Toutefois, dans la procédure sans représentation obligatoire, un tel degré d'exigence dans les formalités à accomplir par l'appelant constituerait une charge procédurale excessive, dès lors que celui-ci n'est pas tenu d'être représenté par un professionnel du droit. La faculté de régularisation de la déclaration d'appel ne serait pas de nature à y remédier.
Il en résulte qu'en matière de procédure sans représentation obligatoire, la déclaration d'appel qui mentionne que l'appel tend à la réformation de la décision déférée à la cour d'appel, en omettant d'indiquer les chefs du jugement critiqués, doit s'entendre comme déférant à la connaissance de la cour d'appel l'ensemble des chefs de ce jugement. (2° Civ., 9 septembre 2021, pourvois n° 20-13.673 ...).
En l'espèce, la déclaration d'appel 'total' qui tend à la réformation de la décision déférée à la cour, même si elle omet d'indiquer les chefs du jugement critiqués, doit s'entendre comme déférant à la connaissance de la cour d'appel l'ensemble des chefs de ce jugement. Par suite il convient de retenir l'effet dévolutif de l'appel de M. [X].

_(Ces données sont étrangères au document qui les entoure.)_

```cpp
int depgan_op_deconv2x2_igemm(int form, const float* in, long isB, long isY, long isX, const float* w_hwoi,
                              const float* bias, const float* scale, const float* shift, float* out, long osB, long osY,
                              long osX, const float* mask, long msB, long msY, long msX, int B, int H, int W, int Cin,
                              int Cout, int relu, int path, void* stream) {
  if (op_view_bad_batched(in, isB, isY, isX) || op_view_bad_batched(out, osB, osY, osX) || !w_hwoi || B < 1 || H < 1 || W < 1 || Cin < 1 ||
      Cout < 1 || (mask && op_view_bad_batched(mask, msB, msY, msX))) {
    dg_set_error("op_deconv2x2_igemm: null or non-positive argument");
    return DG_ERR_ARG;
  }
  if (form < 0 || form > 2 || !scale != !shift || (path != 1 && path != 3 && path != 8)) {
    dg_set_error("op_deconv2x2_igemm: form must be 0, 1 or 2, path 1, 3 or 8, scale and shift come as a pair");
    return DG_ERR_ARG;
  }
  if (form == 0 ? mask != nullptr : (bias || scale || relu)) {
    dg_set_error("op_deconv2x2_igemm: the forward takes bias / scale / shift / relu, the backward-data forms a mask");
    return DG_ERR_ARG;
  }
  if (path == 8) { dg_set_error("op_deconv2x2_igemm: the Winograd kernel has no 1x1 form"); return DG_ERR_UNSUPPORTED; }
  auto plan = [&](int ci, int co) { return path == 3 ? dg_plan_conv_bf16(1, ci, co) : dg_plan_conv(1, ci, co); };
  auto covered = [&](const ConvPlan& p) { return dg_plan_mfma(p) && (path == 3) == dg_plan_bf16(p); };
  hipStream_t st = (hipStream_t)stream;
  ConvArgs a = conv_args(null_view(), null_view(), B, H, W, 0, 0);
  DevTmp wt(st);
  if (form == 0) {
    const ConvPlan pf = plan(Cin, Cout);
    if (!covered(pf)) { dg_set_error("op_deconv2x2_igemm: no MFMA plan for %d -> %d on path %d", Cin, Cout, path); return DG_ERR_UNSUPPORTED; }
    const TView o = op_view(out, osB, osY, osX);
    a.in = op_view(in, isB, isY, isX);
    a.Cin = Cin; a.Cout = Cout;
    a.ep.bias = bias; a.ep.scale = scale; a.ep.shift = shift; a.ep.relu = relu;
    DGCHECK(wt.alloc(4 * pf.packedFloats * sizeof(float)));
    const float* panels[4];
    for (int t = 0; t < 4; ++t) {
      float* dst = wt.as<float>() + (size_t)t * pf.packedFloats;
      DGCHECK(dg_pack_weights(pf, w_hwoi + (size_t)t * Cout * Cin, Cin, Cout, 1, 0, 0, nullptr, dst, st));
      panels[t] = dst;
    }
    deconv_groups(&a, o, panels);
    return dg_conv_igemm(pf, a, st);
  }
  const ConvPlan pb = plan(Cout, Cin);
  if (!covered(pb)) { dg_set_error("op_deconv2x2_igemm: no MFMA plan for %d -> %d on path %d", Cout, Cin, path); return DG_ERR_UNSUPPORTED; }
  const TView d = op_view(in, isB, isY, isX);
  a.out = op_view(out, osB, osY, osX);
  a.Cout = Cin;
  a.ep.mask = op_view_or_null(mask, msB, msY, msX);
  if (form == 1) {
    const ConvPlan pbf = plan(4 * Cout, Cin);
    if (!(pbf.family == pb.family && pbf.planes == pb.planes && (Cout % pb.CK) == 0 && pbf.packedFloats == 4 * pb.packedFloats)) {
      dg_set_error("op_deconv2x2_igemm: the gathered 1x1 form does not cover %d -> %d", Cout, Cin);
      return DG_ERR_UNSUPPORTED;
    }
    DGCHECK(wt.alloc(pbf.packedFloats * sizeof(float)));
    const size_t blk = (size_t)pb.nCC * pb.NT * pb.CK;
    PackJob jobs[4];
    for (int t = 0; t < 4; ++t) {
      float* dst = reinterpret_cast<float*>(wt.as<char>() + t * blk * dg_plan_elem_bytes(pb));
      DGCHECK(dg_pack_job(pb, w_hwoi + (size_t)t * Cout * Cin, Cin, Cout, 1, 1, 0, nullptr, dst, 4 * blk, &jobs[t]));
    }
    DGCHECK(op_pack_jobs(jobs, 4, st));
    deconv_gather_k(&a, d, Cout, pb.CK);
    a.w = wt.as<float>();
    return dg_conv_igemm(pbf, a, st);
  }
  DGCHECK(wt.alloc(4 * pb.packedFloats * sizeof(float)));
  a.Cin = Cout;
  for (int t = 0; t < 4; ++t) {
    float* dst = wt.as<float>() + (size_t)t * pb.packedFloats;
    DGCHECK(dg_pack_weights(pb, w_hwoi + (size_t)t * Cout * Cin, Cin, Cout, 1, 1, 0, nullptr, dst, st));
    a.in = strided2(d, t / 2, t % 2);
    a.w = dst;
    a.ep.accumulate = (t > 0);
    DGCHECK(dg_conv_igemm(pb, a, st));
  }
  return DG_OK;
}

int depgan_op_conv2d_wgrad_ex(const float* x, long xsB, long xsY, long xsX, const float* dy, long dsB, long dsY,
                              long dsX, const float* scale, float* dw, float* raw, int accumulate, int oi,
                              int colB, const float* colscale, float* colout, float* colraw, int B, int H, int W,
                              int Cin, int Cout, int KS, int bf16, void* stream) {
  if (op_view_bad_batched(x, xsB, xsY, xsX) || op_view_bad_batched(dy, dsB, dsY, dsX) || !dw || B < 1 || H < 1 || W < 1 || Cin < 1 || Cout < 1 ||
      (KS != 1 && KS != 3 && KS != 5)) {
    dg_set_error("op_conv2d_wgrad_ex: null or non-positive argument");
    return DG_ERR_ARG;
  }
  const bool cols = colout || colraw;
  if ((bf16 != 0 && bf16 != 1) || (cols ? (colB < 1 || colB > B) : (colB != 0 || colscale != nullptr))) {
    dg_set_error("op_conv2d_wgrad_ex: bf16 must be 0 or 1; column sums need colout or colraw and 1 <= colB <= B");
    return DG_ERR_ARG;
  }
  const bool mfma = Cin % 4 == 0 && Cout % 4 == 0 && Cin >= 8;
  if (bf16 && !(mfma && dg_wgrad_bf16_supported(KS, Cin, Cout))) {
    dg_set_error("op_conv2d_wgrad_ex: the bf16 weight-gradient kernel does not cover %d -> %d", Cin, Cout);
    return DG_ERR_UNSUPPORTED;
  }
  hipStream_t st = (hipStream_t)stream;
  WgradWs ws;
  memset(&ws, 0, sizeof(ws));
  ws.partFloats = bf16 ? dg_wgrad_bf16_part_floats(KS, B, H, W, Cin, Cout)
                  : mfma ? dg_wgrad_part_floats(KS, B, H, W, Cin, Cout) : dg_wgrad_small_part_floats(KS, B, H, W, Cin, Cout);
  ws.scratchFloats = mfma ? ws.partFloats / ((size_t)KS * KS * Cin) : (cols ? dg_colsum_scratch(colB, H, W, Cout) : 0);
  ws.bf16 = bf16 != 0;
  ws.st = st;
  DevTmp part(st), scratch(st);
  DGCHECK(op_alloc(&part, ws.partFloats, "op_conv2d_wgrad_ex"));
  DGCHECK(op_alloc(&scratch, ws.scratchFloats, "op_conv2d_wgrad_ex"));
  ws.part = part.as<float>();
  ws.scratch = scratch.as<float>();
  const ColSum cs = {colB, colscale, colout, colraw};
  return wgrad_run(ws, KS, op_view(x, xsB, xsY, xsX), op_view(dy, dsB, dsY, dsX), B, H, W, Cin, Cout, scale, dw, raw, accumulate,
                   oi, cols ? &cs : nullptr);
}

int depgan_debug_wgrad_plan(int kernel, int KS, int B, int H, int W, int Cin, int Cout, int out[4]) {
  if (!out || B < 1 || H < 1 || W < 1 || Cin < 1 || Cout < 1) {
    dg_set_error("debug_wgrad_plan: null or non-positive argument");
    return DG_ERR_ARG;
  }
  switch (kernel) {
    case 0: return dg_wgrad_plan(KS, B, H, W, Cin, Cout, out);
    case 1: return dg_wgrad_small_plan(KS, B, H, W, Cin, Cout, out);
    case 2: return dg_wgrad_bf16_plan(KS, B, H, W, Cin, Cout, out);
    case 3: return dg_wgrad_bf16s_plan(KS, B, H, W, Cin, Cout, out);
    case 4: return dg_deconv_wgrad_plan(B, H, W, Cin, Cout, out);
  }
  dg_set_error("debug_wgrad_plan: kernel %d is not one of 0..4", kernel);
  return DG_ERR_ARG;
}


int depgan_op_bn_moments(const float* x, long sB, long sY, long sX, int B, int H, int W, int C, float* mean, float* var,
                         long scratch_floats, void* stream) {
  if (!x || !mean || !var || B < 1 || H < 1 || W < 1 || C < 4) { dg_set_error("op_bn_moments: bad argument"); return DG_ERR_ARG; }
  hipStream_t st = (hipStream_t)stream;
  const size_t cap = op_scratch(scratch_floats, dg_col_moments_scratch(B, H, W, C));
  DevTmp scratch(st);
  DGCHECK(op_alloc(&scratch, cap, "op_bn_moments"));
  return dg_col_moments(op_view(x, sB, sY, sX), B, H, W, C, mean, var, scratch.as<float>(), cap, st);
}

int depgan_op_bn_backward(const float* dy, const float* raw, float* draw, long sB, long sY, long sX, int B, int H, int W,
                          int C, const float* gamma, const float* mean, const float* var, float eps, float invN,
                          float dyscale, float* dgamma, float* dbeta, long scratch_floats, void* stream) {
  if (!dy || !raw || !draw || !gamma || !mean || !var || !dgamma || !dbeta || B < 1 || H < 1 || W < 1 || C < 4) {
    dg_set_error("op_bn_backward: bad argument");
    return DG_ERR_ARG;
  }
  hipStream_t st = (hipStream_t)stream;
  const size_t cap = op_scratch(scratch_floats, dg_colsum_pair_scratch(B, H, W, C));
// ... 334 lines not shown
```

### include/depgan.h

```cpp
#ifndef DEPGAN_H
#define DEPGAN_H
#include <stddef.h>
#ifdef __cplusplus
extern "C" {
#endif

typedef struct depgan_ctx depgan_ctx;

#define DEPGAN_ABI_VERSION 3
int depgan_abi_version(void);
size_t depgan_config_size(void);
const char* depgan_source_hash(void);

typedef struct depgan_config {
  int struct_size;
  int batch;
  int height;
  int width;
  int nicg;
  int first_fm;
  float im_thresh;
  float delta;
  float lrD, lrG;
  float beta1, beta2, adam_eps;
// ... 30 lines not shown
float* depgan_arena_ptr(depgan_ctx* ctx, int net, int arena);
int depgan_weights_changed(depgan_ctx* ctx, int net);

int depgan_g_forward(depgan_ctx* ctx, const float* x_dev, const float* z_dev, float* out_dev, int n);
int depgan_d_forward(depgan_ctx* ctx, int net, const float* img_dev, float* out_dev, int n);

int depgan_critic_grads(depgan_ctx* ctx, int net, const float* y2_dev, const float* x_dev, const float* z_dev,
                        const float* ep_dev, float out_host[2]);
int depgan_critic_step(depgan_ctx* ctx, int net, const float* y2_dev, const float* x_dev, const float* z_dev,
                       const float* ep_dev, float out_host[2]);
int depgan_g_eval(depgan_ctx* ctx, const float* x_dev, const float* y2_dev, const float* z_dev, float out_host[6]);
int depgan_g_grads(depgan_ctx* ctx, const float* x_dev, const float* y2_dev, const float* z_dev, float out_host[6]);
#define DEPGAN_MAX_MULTI 32
int depgan_g_eval_multi(depgan_ctx* ctx, const float* x_dev, const float* y2_dev, const float* z_all_dev, int k,
                        float* out_host, float* sums_host);
int depgan_g_step(depgan_ctx* ctx, const float* x_dev, const float* y2_dev, const float* z_dev, float out_host[6]);
int depgan_apply_adam(depgan_ctx* ctx, int net);
long depgan_get_adam_step(depgan_ctx* ctx, int net);
int depgan_set_adam_step(depgan_ctx* ctx, int net, long t);

#define DEPGAN_MAX_CRITIC_STEPS 256
int depgan_gen_iteration(depgan_ctx* ctx, const float* x_y2, const float* y2_y2, const float* z_y2, const float* ep_y2,
                         int n_y2, const float* x_dem, const float* y2_dem, const float* z_dem, const float* ep_dem,
                         int n_dem, long batch_stride, const float* x_gen, const float* y2_gen, const float* z_gen, int k,
                         float* out_host, int* best_host);

int depgan_uresnet_grads(depgan_ctx* ctx, const float* x_dev, const float* z_dev, const float* labels_dev, int n,
                         unsigned drop_seed, float* loss_host);
int depgan_uresnet_step(depgan_ctx* ctx, const float* x_dev, const float* z_dev, const float* labels_dev, int n,
                        unsigned drop_seed, float* loss_host);
int depgan_uresnet_eval(depgan_ctx* ctx, const float* x_dev, const float* z_dev, const float* labels_dev, int n,
                        float* loss_host);

int depgan_last_sums(depgan_ctx* ctx, float out_host[8]);

int depgan_profile_enable(depgan_ctx* ctx, int on);
int depgan_profile_read(depgan_ctx* ctx, int klass, double* total_ms, long* launches, double* flops);
int depgan_profile_read_bytes(depgan_ctx* ctx, int klass, double* bytes);
int depgan_profile_reset(depgan_ctx* ctx);
int depgan_profile_dump(depgan_ctx* ctx, const char* path);

#define DEPGAN_EVAL_NCOUNT 20
int depgan_eval_accumulate(const float* pred_dev, const float* mask_dev, double* acc_dev, long n, void* stream);
int depgan_eval_divide(double* acc_dev, long n, double divisor, void* stream);
int depgan_eval_counts(const float* x_dev, int nicg, const double* pred_dev, const float* code_real_dev,
                       const float* mask1_dev, const float* wmh1_dev, const float* mask2_dev, const float* wmh2_dev,
                       const float* prob2_dev, long npix, double thr, long long out_host[DEPGAN_EVAL_NCOUNT],
                       void* stream);

size_t depgan_data_prep_scratch_floats(int X, int Y, int Z);
int depgan_data_prep_subject(const float* p1_dev, const float* f1_dev, const float* icv1_dev, const float* sl1_dev,
                             const float* p2_dev, const float* icv2_dev, const float* sl2_dev, int X, int Y, int Z,
                             int nicg, float* x_out_dev, float* y2_out_dev, float* scratch_dev, void* stream);

#define DEPGAN_MAX_CLASSES 127
#define DEPGAN_EVAL_LABEL_NCOUNT 18
size_t depgan_data_zscore_scratch_floats(int X, int Y, int Z);
int depgan_data_prep_zscore(const float* f1_dev, const float* icv1_dev, const float* sl1_dev, int X, int Y, int Z,
                            float* flair_out_dev, float* stats_out_dev, float* scratch_dev, void* stream);
int depgan_data_mask_slices(const float* vol_dev, const float* m_a_dev, const float* sl_dev, int X, int Y, int Z,
                            float* out_dev, void* stream);
int depgan_labels_to_onehot(const float* coded_dev, long npix, int C, float* onehot_out_dev, void* stream);
int depgan_eval_accumulate_channels(const float* pred_dev, const float* mask_dev, double* acc_dev, long npix, int C,
                                    void* stream);
int depgan_eval_label_counts(const double* pred_dev, int C, const float* code_real_dev, const float* mask1_dev,
                             const float* wmh1_dev, const float* mask2_dev, const float* wmh2_dev, long npix,
                             signed char* labels_out_dev, long long out_host[DEPGAN_EVAL_LABEL_NCOUNT], void* stream);

int depgan_debug_capture(depgan_ctx* ctx, int on);
int depgan_debug_tensor(depgan_ctx* ctx, const char* name, float* host_dst, long cap_floats, int shape[4]);

int depgan_g_forward_bf16s(depgan_ctx* ctx, const float* x_dev, const float* z_dev, float* out_dev, int n);
int depgan_debug_tensor_bf16s(depgan_ctx* ctx, const char* name, float* host_dst, long cap_floats, int shape[4]);

int depgan_set_fwd_only_storage(depgan_ctx* ctx, int storage);
int depgan_get_fwd_only_storage(depgan_ctx* ctx);

int depgan_set_g_update_storage(depgan_ctx* ctx, int storage);
int depgan_get_g_update_storage(depgan_ctx* ctx);
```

Sur la reconnaissance de la faute inexcusable de l'employeur :
Il résulte de l'application combinée des articles L. 452-1 du code de la sécurité sociale, L.4121-1 et L. 4121-2 du code du travail que le manquement à l'obligation légale de sécurité et de protection de la santé à laquelle l'employeur est tenu envers le travailleur a le caractère d'une faute inexcusable lorsque l'employeur avait ou aurait dû avoir conscience du danger auquel était soumis le travailleur et qu'il n'a pas pris les mesures nécessaires pour l'en préserver.
Il est indifférent que la faute inexcusable commise par l'employeur ait été la cause déterminante de l'accident survenu au salarié ou de la maladie l'affectant ; il suffit qu'elle en soit une cause nécessaire, même non exclusive ou indirecte, pour que la responsabilité de l'employeur soit engagée.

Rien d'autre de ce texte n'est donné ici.